** Record set follows **
# coop-columb/two-tower-amazon-recommender

Hardware: AMD Instinct MI355X
Metric: user-item pairs/sec (train step) + embedding-gather HBM GB/s, 1/2/4/8 MI355X (higher is better)
Workload: dtype f32; 1 GPU; cfg3: 5000000 users x 10000000 items, emb_dim 128, towers 128->256->128, batch 8192, in-batch sampled softmax T=0.1, sgd lr 1e-3, ids U; global_batch=8192, parallelism=single GPU

## Files before the change

### two_tower_amazon_recommender_amd/csrc/score.hip

```cpp
#include "common.h"

namespace {

using tt::f32x4;
using tt::f32x16;
typedef __bf16 bf16x4 __attribute__((ext_vector_type(4)));
typedef __bf16 bf16x8 __attribute__((ext_vector_type(8)));
typedef short s16x4 __attribute__((ext_vector_type(4)));

constexpr float kLog2e = 1.44269504088896340736f;
constexpr float kLn2 = 0.69314718055994530942f;
constexpr float kNegBig = -1.0e30f;

enum { MODE_FWD = 0, MODE_BWD = 1, MODE_FUSED = 2, MODE_RANK = 3, MODE_FUSED_S = 4, MODE_BWD_S = 5 };
constexpr float kRescaleThr = 8.0f;

struct ScoreArgs {
  const float* R;
  const float* K;
  int64_t n_r, n_c;
  int64_t diag;
  float c1;
  const float* a_r;
  const float* s_r;
  const float* a_c;
  const float* s_c;
  const int64_t* id_r;
  const int64_t* id_c;
  int nsplit;
  int64_t c_per_split;
  float* part_m;
  float* part_l;
  float* pos2;
  float* slab;
  const float* h_r;
  const float* h_c;
  const int64_t* pos_idx;
  int32_t* part_cnt;
  float* S;
  int64_t ldS;
};

template <int D, int PREC>
struct Geo {
  static constexpr int LS = D + 4;
  static constexpr int NG = D / 8;
  static constexpr int NB = D / 32;
  static constexpr int KS = D / 16;
  static constexpr int HALF_B = 32 * 256;
  static constexpr int PIECE_B = (D / 128) * HALF_B;
  static constexpr int TILE_F = PREC == 0 ? 32 * LS : 3 * PIECE_B / 4;
  static constexpr int BUF_F = TILE_F + 160;
  static constexpr int LDS_BYTES = 2 * BUF_F * 4;
};

struct Bf3 {
  __bf16 hi, mid, lo;
};
__device__ __forceinline__ Bf3 split3(float x) {
  Bf3 o;
  o.hi = (__bf16)x;
  const float r1 = x - (float)o.hi;
  o.mid = (__bf16)r1;
  o.lo = (__bf16)(r1 - (float)o.mid);
  return o;
}

__device__ __forceinline__ int img_off(int row, int ch) { return 256 * row + 16 * (ch ^ (((row & 3) << 2) | ((row >> 2) & 3))); }

constexpr int kBwdSWaves = 2;
constexpr int kSPrefetch = 2;
#ifndef TT_LOOP_LAMBDA
#define TT_LOOP_LAMBDA 0
#endif
constexpr int kTilesPerBarrier = 2;
constexpr int kTilesPerBarrierBwdS = kTilesPerBarrier;
template <int D, int MODE, int PREC>
constexpr int tiles_per_barrier() {
  if (PREC == 0 && D <= 128 && MODE == MODE_BWD_S) return kTilesPerBarrierBwdS;
  return (PREC == 0 && D <= 128 && (MODE == MODE_BWD || MODE == MODE_FUSED || MODE == MODE_FUSED_S))
             ? kTilesPerBarrier : 1;
}
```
** End of Record set **
§ What you should do
Go through the material and write each line out again exactly.

§ Response box
# coop-columb/two-tower-amazon-recommender

Hardware: AMD Instinct MI355X
Metric: user-item pairs/sec (train step) + embedding-gather HBM GB/s, 1/2/4/8 MI355X (higher is better)
Workload: dtype f32; 1 GPU; cfg3: 5000000 users x 10000000 items, emb_dim 128, towers 128->256->128, batch 8192, in-batch sampled softmax T=0.1, sgd lr 1e-3, ids U; global_batch=8192, parallelism=single GPU

## Files before the change

### two_tower_amazon_recommender_amd/csrc/score.hip

```cpp
#include "common.h"

namespace {

using tt::f32x4;
using tt::f32x16;
typedef __bf16 bf16x4 __attribute__((ext_vector_type(4)));
typedef __bf16 bf16x8 __attribute__((ext_vector_type(8)));
typedef short s16x4 __attribute__((ext_vector_type(4)));

constexpr float kLog2e = 1.44269504088896340736f;
constexpr float kLn2 = 0.69314718055994530942f;
constexpr float kNegBig = -1.0e30f;

enum { MODE_FWD = 0, MODE_BWD = 1, MODE_FUSED = 2, MODE_RANK = 3, MODE_FUSED_S = 4, MODE_BWD_S = 5 };
constexpr float kRescaleThr = 8.0f;

struct ScoreArgs {
  const float* R;
  const float* K;
  int64_t n_r, n_c;
  int64_t diag;
  float c1;
  const float* a_r;
  const float* s_r;
  const float* a_c;
  const float* s_c;
  const int64_t* id_r;
  const int64_t* id_c;
  int nsplit;
  int64_t c_per_split;
  float* part_m;
  float* part_l;
  float* pos2;
  float* slab;
  const float* h_r;
  const float* h_c;
  const int64_t* pos_idx;
  int32_t* part_cnt;
  float* S;
  int64_t ldS;
};

template <int D, int PREC>
struct Geo {
  static constexpr int LS = D + 4;
  static constexpr int NG = D / 8;
  static constexpr int NB = D / 32;
  static constexpr int KS = D / 16;
  static constexpr int HALF_B = 32 * 256;
  static constexpr int PIECE_B = (D / 128) * HALF_B;
  static constexpr int TILE_F = PREC == 0 ? 32 * LS : 3 * PIECE_B / 4;
  static constexpr int BUF_F = TILE_F + 160;
  static constexpr int LDS_BYTES = 2 * BUF_F * 4;
};

struct Bf3 {
  __bf16 hi, mid, lo;
};
__device__ __forceinline__ Bf3 split3(float x) {
  Bf3 o;
  o.hi = (__bf16)x;
  const float r1 = x - (float)o.hi;
  o.mid = (__bf16)r1;
  o.lo = (__bf16)(r1 - (float)o.mid);
  return o;
}

__device__ __forceinline__ int img_off(int row, int ch) { return 256 * row + 16 * (ch ^ (((row & 3) << 2) | ((row >> 2) & 3))); }

constexpr int kBwdSWaves = 2;
constexpr int kSPrefetch = 2;
#ifndef TT_LOOP_LAMBDA
#define TT_LOOP_LAMBDA 0
#endif
constexpr int kTilesPerBarrier = 2;
constexpr int kTilesPerBarrierBwdS = kTilesPerBarrier;
template <int D, int MODE, int PREC>
constexpr int tiles_per_barrier() {
  if (PREC == 0 && D <= 128 && MODE == MODE_BWD_S) return kTilesPerBarrierBwdS;
  return (PREC == 0 && D <= 128 && (MODE == MODE_BWD || MODE == MODE_FUSED || MODE == MODE_FUSED_S))
             ? kTilesPerBarrier : 1;
}
```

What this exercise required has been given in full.